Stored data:
•••••

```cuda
static int fast_stack(const ArFast& f, const std::vector<rqb200_block_weights>& blocks, const std::vector<FastLayer>& maps,
                      FastWs& ws, float* x, const float* pending_extra, const float* x_src, h16* kc, h16* vc, int Tmax,
                      const int* t_ptr, int t_host, const float* fin_g, const float* fin_b, cudaStream_t st) {
    const rqb200_ar_config& c = f.cfg;
    const int E = c.embed_dim, B = f.B;
    const int64_t per = (int64_t)B * c.n_head * Tmax * 64;
    const float* nof = nullptr;
    for (size_t l = 0; l < blocks.size(); l++) {
        const rqb200_block_weights& bw = blocks[l];
        const bool first = l == 0;
        const bool pend = l > 0;
        PrefetchList pf = {};
        if (l + 1 < blocks.size()) {
            const rqb200_block_weights& nx = blocks[l + 1];
            const void* ptrs[8] = {nx.ln1_w, nx.ln1_b, nx.bqkv, nx.bproj, nx.ln2_w, nx.ln2_b, nx.b1, bw.b2};
            const uint32_t words[8] = {(uint32_t)E, (uint32_t)E, (uint32_t)(3 * E), (uint32_t)E, (uint32_t)E, (uint32_t)E, (uint32_t)(4 * E),
                                       (uint32_t)E};
            for (int i = 0; i < 8; i++) { pf.p[i] = ptrs[i]; pf.bytes[i] = words[i] * 4u; }
            pf.n = 8;
        }
        RQB_TRY(ln(B, first ? x_src : x, pend ? ws.P : nof, pend ? f.split_fc2 : 0, pend ? blocks[l - 1].b2 : nof, first ? pending_extra : nof,
                   x, bw.ln1_w, bw.ln1_b, ws.XN, E, f.bf, f.use_pdl, tr_slot(f, "ln1"), pf, st));
        RQB_TRY(gemm(f, "qkv", maps[l].qkv, f.tx_xn, B, f.split_qkv, GT_PARTIAL, nullptr, 1.f, nullptr, ws.P, nullptr, 0, nullptr, 0, st));
        RQB_TRY(attn(0, ws.P, f.split_qkv, bw.bqkv, kc + per * l, vc + per * l, ws.ATT, B, E, Tmax, t_ptr, t_host, f.bf, f.use_pdl,
                     tr_slot(f, "attn"), st));
// ... 586 lines not shown
        return fail(RQB200_EINVAL, "dbg_prefill_attn: need fmt 0..1, G >= 1, 1 <= T <= 2048, E % 64 == 0");
    if (!qkv || !att || !kc != !vc) return fail(RQB200_EINVAL, "dbg_prefill_attn: null qkv / att, or only one of kc / vc");
    if (kc && T > Tmax) return fail(RQB200_EINVAL, "dbg_prefill_attn: T > Tmax");
    if (rqb200_device_count() <= 0) return fail(RQB200_ENODEV, "dbg_prefill_attn: no CUDA device");
    return prefill_attn((const h16*)qkv, (h16*)kc, (h16*)vc, (h16*)att, G, T, E, Tmax, fmt, false, (cudaStream_t)stream);
}

extern "C" int rqb200_dbg_ln(int form, const float* x_in, const float* partial, int S, const float* bias, const float* extra, float* x_out,
                             const float* g, const float* b, void* xn, int64_t rows, int E, int fmt, void* stream) {
    using namespace rqb;
    if (form < 0 || form > 2 || fmt < 0 || fmt > 1 || rows < 1 || rows > INT32_MAX || S < 0 || E < 128 || E % 128 || E > 4608)
        return fail(RQB200_EINVAL, "dbg_ln: need form 0..2, fmt 0..1, 1 <= rows < 2^31, S >= 0, E % 128 == 0, E <= 4608");
    if ((S > 0 && !partial) || (xn && (!g || !b))) return fail(RQB200_EINVAL, "dbg_ln: null partial, or xn without g / b");
    if (form != 1 && (S > 0 || partial || bias || !x_in))
        return fail(RQB200_EINVAL, "dbg_ln: forms 0 and 2 (the batched passes' LayerNorm) take x_in and no partials or bias");
    int dev = 0, n_sm = 0;
    if (rqb200_device_count() <= 0 || cudaGetDevice(&dev) != cudaSuccess ||
        cudaDeviceGetAttribute(&n_sm, cudaDevAttrMultiProcessorCount, dev) != cudaSuccess)
        return fail(RQB200_ENODEV, "dbg_ln: no CUDA device");
    const cudaStream_t st = (cudaStream_t)stream;
    if (form == 1) return ln((int)rows, x_in, partial, S, bias, extra, x_out, g, b, (h16*)xn, E, fmt, false, nullptr, PrefetchList{}, st);
    if (form == 2) return ln_rows_warp(rows, x_in, extra, x_out, g, b, (h16*)xn, E, fmt, n_sm, st);
    return ln_rows(rows, x_in, extra, x_out, g, b, (h16*)xn, E, fmt, n_sm, st);
}

extern "C" int rqb200_dbg_act_reduce(const float* partial, int S, const float* bias, void* h, int B, int N, int fmt, void* stream) {
    using namespace rqb;
    if (fmt < 0 || fmt > 1 || S < 0 || B < 1 || N < 4 || N % 4)
        return fail(RQB200_EINVAL, "dbg_act_reduce: need fmt 0..1, S >= 0, B >= 1, N % 4 == 0");
    if (!bias || !h || (S > 0 && !partial)) return fail(RQB200_EINVAL, "dbg_act_reduce: null argument");
    if (rqb200_device_count() <= 0) return fail(RQB200_ENODEV, "dbg_act_reduce: no CUDA device");
    return act_reduce(partial, S, bias, (h16*)h, B, N, fmt, false, nullptr, (cudaStream_t)stream);
}
```

rq-vae-transformer_b200/csrc/gemm_tc.cu:

```cuda
#include "kernels.h"
#include "tc_common.cuh"
#include <cudaTypedefs.h>
#include <cstdlib>

namespace rqb {

static int get_encode_fn(PFN_cuTensorMapEncodeTiled_v12000* fn) {
    static PFN_cuTensorMapEncodeTiled_v12000 cached = nullptr;
    if (!cached) {
        void* p = nullptr;
        cudaDriverEntryPointQueryResult q;
        cudaError_t e = cudaGetDriverEntryPoint("cuTensorMapEncodeTiled", &p, cudaEnableDefault, &q);
        if (e != cudaSuccess || q != cudaDriverEntryPointSuccess || !p)
            return fail(RQB200_ECUDA, "cuTensorMapEncodeTiled entry point not available");
        cached = (PFN_cuTensorMapEncodeTiled_v12000)p;
    }
    *fn = cached;
    return 0;
}

int make_tmap_2d(CUtensorMap* out, const void* base, int elem_bytes_log2, uint64_t inner, uint64_t outer,
                 uint64_t row_stride_bytes, uint32_t box_inner, uint32_t box_outer) {
    PFN_cuTensorMapEncodeTiled_v12000 enc;
    RQB_TRY(get_encode_fn(&enc));
// ... 254 lines not shown
        typename F::Frag none;
        for (int i = 0; i < nkb; i++) {
            const int s = i % STAGES;
            tc::mbar_wait(&full[s], (i / STAGES) & 1);
            tc::mbar_wait(&xfull[s], (i / STAGES) & 1);
            F::template kblock<BN>(acc, none, smem + s * STAGE_BYTES, wg, t, p.fmt, i == 0);
            tc::wgmma_commit();
            tc::wgmma_wait<1>();
            if (i > 0 && lane == 0) tc::mbar_arrive(&empty[(i - 1) % STAGES]);
        }
    }
    tc::wgmma_wait<0>();
    tc::acc_fence(acc);
    if (nkb > 0 && lane == 0) tc::mbar_arrive(&empty[(nkb - 1) % STAGES]);
    F::scale(acc, rs);

    tc::pdl_wait();
    if (tr && t == 0) p.trace[2] = tc::gtimer();
    const int nb = (p.B - m0) < BN ? (p.B - m0) : BN;
    const int n_base = tile * 128;
    tc::drain_acc<BN, CW, 0>(acc, stage, wg, t, [&p, n_base, split, m0, nb](const float (&v)[16], int r, int col0) {
        const int n = n_base + r;
        switch (p.mode) {
            case GT_PARTIAL: gt_epilogue<GT_PARTIAL>(p, v, n, split, m0, nb, col0); break;
            case GT_F32: gt_epilogue<GT_F32>(p, v, n, split, m0, nb, col0); break;
            case GT_H16: gt_epilogue<GT_H16>(p, v, n, split, m0, nb, col0); break;
            default: gt_epilogue<GT_H16_GELU>(p, v, n, split, m0, nb, col0); break;
        }
    });
    if (tr && t == 0) p.trace[3] = tc::gtimer();
}

template <int BN, int WF>
static int launch_gemm_tc_t(const typename GtFormat<WF>::Arg& w, const CUtensorMap& tmX, const GemmTcParams& p, bool pdl,
                            cudaStream_t st) {
    using F = GtFormat<WF>;
    constexpr size_t smem = (size_t)F::stages(BN) * (F::A_BYTES + BN * 128) + 128 * ((BN < 32 ? BN : 32) + 4) * 4 + 1024 + 512;
    static_assert(smem <= 227 * 1024, "gemm_tc: shared memory budget");
    RQB_ENSURE_SMEM(smem, gemm_tc_kernel<BN, WF>);
    return launch_pdl(gemm_tc_kernel<BN, WF>, dim3((unsigned)(ceil_div(p.N_out, 128) * p.splits), (unsigned)ceil_div(p.B, BN)),
                      dim3(GT_THREADS), smem, st, pdl, w, tmX, p);
}

template <int WF>
static int launch_gemm_tc_bn(const typename GtFormat<WF>::Arg& w, const CUtensorMap& tmX, const GemmTcParams& p, int bn, bool pdl,
                             cudaStream_t st) {
    switch (bn) {
        case 16: return launch_gemm_tc_t<16, WF>(w, tmX, p, pdl, st);
        case 32: return launch_gemm_tc_t<32, WF>(w, tmX, p, pdl, st);
        case 64: return launch_gemm_tc_t<64, WF>(w, tmX, p, pdl, st);
        case 128: return launch_gemm_tc_t<128, WF>(w, tmX, p, pdl, st);
        default: return launch_gemm_tc_t<(WF == GT_E4M3 ? 128 : 256), WF>(w, tmX, p, pdl, st);
    }
}

int make_streamed_weight(StreamedWeight* out, bool e4m3, const void* w, const float* scale, int N_out, int K) {
    *out = StreamedWeight{};
    out->N_out = N_out;
    out->K = K;
    if (e4m3) {
        if (w == nullptr || scale == nullptr || (reinterpret_cast<uintptr_t>(w) & 15) != 0)
            return fail(RQB200_EINVAL, "gemm_tc: packed E4M3 weights must be 16-byte aligned, scales non-null");
        out->q8 = static_cast<const uint8_t*>(w);
        out->s8 = scale;
        return 0;
    }
    out->w16 = w;
    return make_tmap_2d(&out->tm, w, 1, (uint64_t)K, (uint64_t)N_out, (uint64_t)K * 2, 64, 128);
}

int launch_gemm_tc(const StreamedWeight& w, const CUtensorMap& tmX, GemmTcParams p, bool pdl, cudaStream_t st) {
    p.N_out = w.N_out;
    p.K = w.K;
    if (p.K % 64 != 0 || p.N_out % 128 != 0) return fail(RQB200_EINVAL, "gemm_tc: need K % 64 == 0 and N_out % 128 == 0");
    if (p.B < 1) return fail(RQB200_EINVAL, "gemm_tc: no activation rows");
    if (p.splits < 1 || p.splits > p.K / 64) return fail(RQB200_EINVAL, "gemm_tc: bad split count");
    if (w.e4m3() && p.fmt != 0) return fail(RQB200_EINVAL, "gemm_tc: E4M3 weights take fp16 activations only");
    if (p.fmt != 0 && p.fmt != 1) return fail(RQB200_EINVAL, "gemm_tc: fmt must be 0 (fp16) or 1 (bf16)");
    if (p.B > 256 && p.mode == GT_PARTIAL) return fail(RQB200_EINVAL, "gemm_tc: split-K takes at most 256 activation rows");
    if (p.mode != GT_PARTIAL && p.splits != 1) return fail(RQB200_EINVAL, "gemm_tc: direct epilogues need splits == 1");
    const int bn = gemm_tc_chunk_rows(w, p.B);
    if (ceil_div(p.B, bn) > 65535) return fail(RQB200_EINVAL, "gemm_tc: more than 65535 row chunks");
    if (w.e4m3()) return launch_gemm_tc_bn<GT_E4M3>(GtE4m3Tiles{w.q8, w.s8}, tmX, p, bn, pdl, st);
    return launch_gemm_tc_bn<GT_W16>(w.tm, tmX, p, bn, pdl, st);
}
// ... 33 lines not shown
```

rq-vae-transformer_b200/csrc/kernels.h:

```cpp
#pragma once
#include <cuda.h>

#include "common.cuh"

namespace rqb {
constexpr int RQ_MAX_TABLES = 16;
struct RqTables {
    const float* cb[RQ_MAX_TABLES];
    int K[RQ_MAX_TABLES];
    int n;
    __host__ __device__ __forceinline__ int of(int depth) const { return n == 1 ? 0 : depth; }
};
int make_rq_tables(RqTables* out, const float* const* cb_host, const int32_t* K_host, int n);

int launch_rq_quantize(const float* x, const RqTables& tabs, int64_t N, int C, int D, int64_t* codes, float* quant_list,
                       float* resid_out, cudaStream_t st, int form = 0);
bool rq_quantize2_supported(int64_t N, const RqTables& tabs, int C);
int launch_rq_quantize2(const float* x, const RqTables& tabs, int64_t N, int C, int D, int64_t* codes, float* quant_list,
                        float* resid_out, cudaStream_t st);
int launch_rq_embed(const int64_t* codes, const RqTables& tabs, int64_t N, int D, int C, float* out, bool sum, cudaStream_t st);
int launch_sample(const float* logits, const float* q, int B, int V, float temperature, int top_k, float top_p,
                  int64_t* out_idx, const int64_t* force, int64_t out_stride, cudaStream_t st, int algo = 1, int cfg_n = 0,
                  float cfg_s = 0.f);
int launch_logprob_rows(const float* lg, int64_t ld, int V, int64_t rows, const int64_t* tgt, int64_t tgt_stride, float* out,
// ... 40 lines not shown
bool conv_tc_gn_fusable(int H, int W, int Cout, int ks, int stride);
int launch_rows_gemm_tc(const void* X16, const void* W16, const float* bias, const float* residual, float* out_f32, void* out_16,
                        int gelu, int fmt, int64_t M, int N_out, int K, cudaStream_t st);
int launch_groupnorm_f16(const float* X, const float* gamma, const float* beta, void* Y16, void* Y16lo, double* stats_ws, int B,
                         int HW, int C, int silu, cudaStream_t st, int fused_chunks = 0);
int launch_cast_f16(const float* X, void* Y16, void* Y16lo, int B, int H, int W, int C, int upsample, cudaStream_t st);
int make_tmap_4d_nhwc(CUtensorMap* out, const void* base, uint64_t C, uint64_t W, uint64_t H, uint64_t B, uint32_t box_c,
                      uint32_t box_w, uint32_t box_h, uint32_t box_b, uint32_t stride = 1);

enum GemmTcMode { GT_F32 = 0, GT_H16 = 1, GT_H16_GELU = 2, GT_PARTIAL = 3 };
struct GemmTcParams {
    int N_out, K, B, splits, mode;
    int fmt;
    const float* bias;
    float bias_scale;
    const float* residual;
    int64_t ld_res, res_row_stride;
    const int* res_row_ptr;
    int res_div;
    void* out;
    int64_t ld_out;
    float* partial;
    long long* trace;
};
struct StreamedWeight {
    int N_out = 0, K = 0;
    const void* w16 = nullptr;
    CUtensorMap tm;
    const uint8_t* q8 = nullptr;
    const float* s8 = nullptr;
    bool e4m3() const { return w16 == nullptr; }
};
int make_streamed_weight(StreamedWeight* out, bool e4m3, const void* w, const float* scale, int N_out, int K);
inline int gemm_tc_chunk_rows(const StreamedWeight& w, int64_t rows) {
    return rows <= 16 ? 16 : rows <= 32 ? 32 : rows <= 64 ? 64 : (rows <= 128 || w.e4m3()) ? 128 : 256;
}
int launch_gemm_tc(const StreamedWeight& w, const CUtensorMap& tmX, GemmTcParams p, bool pdl, cudaStream_t st);
int make_tmap_2d(CUtensorMap* out, const void* base, int elem_bytes_log2, uint64_t inner, uint64_t outer,
                 uint64_t row_stride_bytes, uint32_t box_inner, uint32_t box_outer);

struct StepState {
    int s;
    int idx;
    int step;
    int cfg_n;
    const int64_t* cond;
    int64_t* codes;
    const int64_t* force;
    const float* noise;
    float* logits_out;
    int64_t noise_stride;
    float temperature;
    float cfg_scale;
    int top_k[8];
    float top_p[8];
};
int launch_sample_dyn(const float* logits, const StepState* stt, int d, int B, int V, int HW, int D, cudaStream_t st, bool pdl);

struct ArFast;
ArFast* ar_fast_create(const rqb200_ar_config& cfg, const rqb200_ar_weights& w, const rqb200_block_weights* body,
                       const rqb200_block_weights* head);
void ar_fast_destroy(ArFast* f);
size_t ar_fast_workspace_bytes(const ArFast* f, int B);
int ar_fast_sample(ArFast* f, const int64_t* partial, const int64_t* cond, int B, int idx_begin, int idx_end, int resume,
                   float temperature, const int32_t* top_k, const float* top_p, const float* noise, int64_t noise_stride,
                   float* logits_out, const int64_t* force, int64_t* out, void* wsp, size_t ws_bytes, cudaStream_t st, int cfg_n = 0,
                   float cfg_s = 0.f);
int ar_fast_step(ArFast* f, const int64_t* xs, int64_t xs_stride, const int64_t* cond, int B, int idx, int d, int restart,
                 float* logits_out, void* wsp, size_t ws_bytes, cudaStream_t st);
size_t ar_fast_forward_workspace_bytes(const ArFast* f, int B);
// ... 8 lines not shown
```

rq-vae-transformer_b200/rqvae/_native.py:

```python
import ctypes as C
import os

import torch

_HERE = os.path.dirname(os.path.abspath(__file__))
LIB_PATH = os.environ.get("RQB200_LIB", os.path.join(os.path.dirname(_HERE), "csrc", "librqb200.so"))

OK, EINVAL, ECUDA, ENODEV, EWORKSPACE, ESTATE = 0, -1, -2, -3, -4, -5
F32, BF16, F16, E4M3 = 0, 1, 2, 3
MODE_EXACT, MODE_FAST = 0, 1
AR_NO_GRAPH, AR_NO_PDL, AR_TRACE, AR_SEQUENTIAL_PREFILL = 1, 2, 4, 32
EMB_TOK_INPUT, EMB_TOK_HEAD, EMB_NO_CUMSUM, EMB_TUPLE, EMB_CLS_PER_DEPTH = 1, 2, 4, 8, 16
_DT = {torch.float32: F32, torch.bfloat16: BF16, torch.float16: F16}

c_f32p, c_i64p, c_vp = C.c_void_p, C.c_void_p, C.c_void_p


class BlockWeights(C.Structure):
    _fields_ = [(n, C.c_void_p) for n in ("wqkv", "wproj", "w1", "w2", "bqkv", "bproj", "b1", "b2",
                                          "ln1_w", "ln1_b", "ln2_w", "ln2_b", "sqkv", "sproj", "s1", "s2")]


class ArConfig(C.Structure):
    _fields_ = [(n, C.c_int32) for n in ("embed_dim", "n_head", "n_body", "n_head_layers", "vocab", "H", "W", "D",
# ... 72 lines not shown
    L.rqb200_ar_forward_workspace_bytes.argtypes = [C.c_void_p, C.c_int]
    L.rqb200_ar_forward.argtypes = [C.c_void_p, C.c_void_p, C.c_void_p, C.c_int, C.c_void_p, C.c_void_p, C.c_void_p, C.c_size_t,
                                    C.c_void_p]
    L.rqb200_ar_log_prob_workspace_bytes.restype = C.c_size_t
    L.rqb200_ar_log_prob_workspace_bytes.argtypes = [C.c_void_p, C.c_int]
    L.rqb200_ar_log_prob.argtypes = L.rqb200_ar_forward.argtypes
    L.rqb200_dbg_log_prob_rows.argtypes = [C.c_void_p, C.c_int64, C.c_int, C.c_int64, C.c_void_p, C.c_void_p, C.c_void_p]
    L.rqb200_ar_trace.argtypes = [C.c_void_p, C.c_void_p, C.c_int, C.c_char_p, C.c_int]
    L.rqb200_ar_last_launches.restype = C.c_int64
    L.rqb200_ar_last_launches.argtypes = [C.c_void_p]
    L.rqb200_vae_create.restype = C.c_void_p
    L.rqb200_vae_create.argtypes = [C.POINTER(VaeConfig)]
    L.rqb200_vae_destroy.argtypes = [C.c_void_p]
    L.rqb200_vae_destroy.restype = None
    L.rqb200_vae_set_tensor.argtypes = [C.c_void_p, C.c_char_p, C.c_void_p, C.c_int, C.c_int64]
    L.rqb200_vae_finalize.argtypes = [C.c_void_p]
    L.rqb200_vae_workspace_bytes.restype = C.c_size_t
    L.rqb200_vae_workspace_bytes.argtypes = [C.c_void_p, C.c_int]
    for fn in (L.rqb200_vae_decode, L.rqb200_vae_decode_code, L.rqb200_vae_encode):
        fn.argtypes = [C.c_void_p, C.c_void_p, C.c_int, C.c_void_p, C.c_void_p, C.c_size_t, C.c_void_p]
    L.rqb200_vae_last_launches.restype = C.c_int64
    L.rqb200_vae_last_launches.argtypes = [C.c_void_p]
    L.rqb200_dbg_gemm_tc.argtypes = [C.c_void_p, C.c_void_p, C.c_void_p, C.c_void_p, C.c_void_p, C.c_int, C.c_int, C.c_void_p,
                                     C.c_int, C.c_int, C.c_int, C.c_int, C.c_int, C.c_void_p]
    L.rqb200_dbg_gemm_tc_fp8.argtypes = [C.c_void_p] * 6 + [C.c_int, C.c_int, C.c_void_p] + [C.c_int] * 4 + [C.c_void_p]
    L.rqb200_dbg_conv_tc.argtypes = [C.c_void_p, C.c_void_p, C.c_void_p, C.c_void_p, C.c_void_p, C.c_void_p, C.c_void_p, C.c_int,
                                     C.c_int, C.c_int, C.c_int, C.c_int, C.c_int, C.c_int, C.c_void_p]
    L.rqb200_dbg_conv_tc_gn.argtypes = [C.c_void_p] * 8 + [C.c_int] * 7 + [C.c_void_p]
    L.rqb200_dbg_attn_step.argtypes = [C.c_int, C.c_void_p, C.c_int] + [C.c_void_p] * 4 + [C.c_int] * 3 + [C.c_void_p] + [C.c_int] * 2 + \
                                      [C.c_void_p]
    L.rqb200_dbg_prefill_attn.argtypes = [C.c_void_p] * 4 + [C.c_int] * 5 + [C.c_void_p]
    L.rqb200_dbg_ln.argtypes = [C.c_int, C.c_void_p, C.c_void_p, C.c_int] + [C.c_void_p] * 6 + [C.c_int64, C.c_int, C.c_int, C.c_void_p]
    L.rqb200_dbg_act_reduce.argtypes = [C.c_void_p, C.c_int, C.c_void_p, C.c_void_p] + [C.c_int] * 3 + [C.c_void_p]
    L.rqb200_dbg_vae_conv.argtypes = [C.c_void_p, C.c_void_p, C.c_int] + [C.c_void_p] * 3 + [C.c_int] * 10 + [C.c_void_p]
    L.rqb200_dbg_groupnorm.argtypes = [C.c_int] + [C.c_void_p] * 7 + [C.c_int64] + [C.c_int] * 4 + [C.c_void_p]
    L.rqb200_dbg_cast_f16.argtypes = [C.c_void_p] * 3 + [C.c_int] * 5 + [C.c_void_p]
    L.rqb200_dbg_vae_attn.argtypes = [C.c_void_p] * 2 + [C.c_int] * 3 + [C.c_void_p]
    _lib = L
    return L
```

•••••

● **PROBLEM TO WORK ON**:
In the records above, which lines hold the string "kernels"? Copy each one.

● **RESULT OF THIS EXERCISE**:
#include "kernels.h"
rq-vae-transformer_b200/csrc/kernels.h:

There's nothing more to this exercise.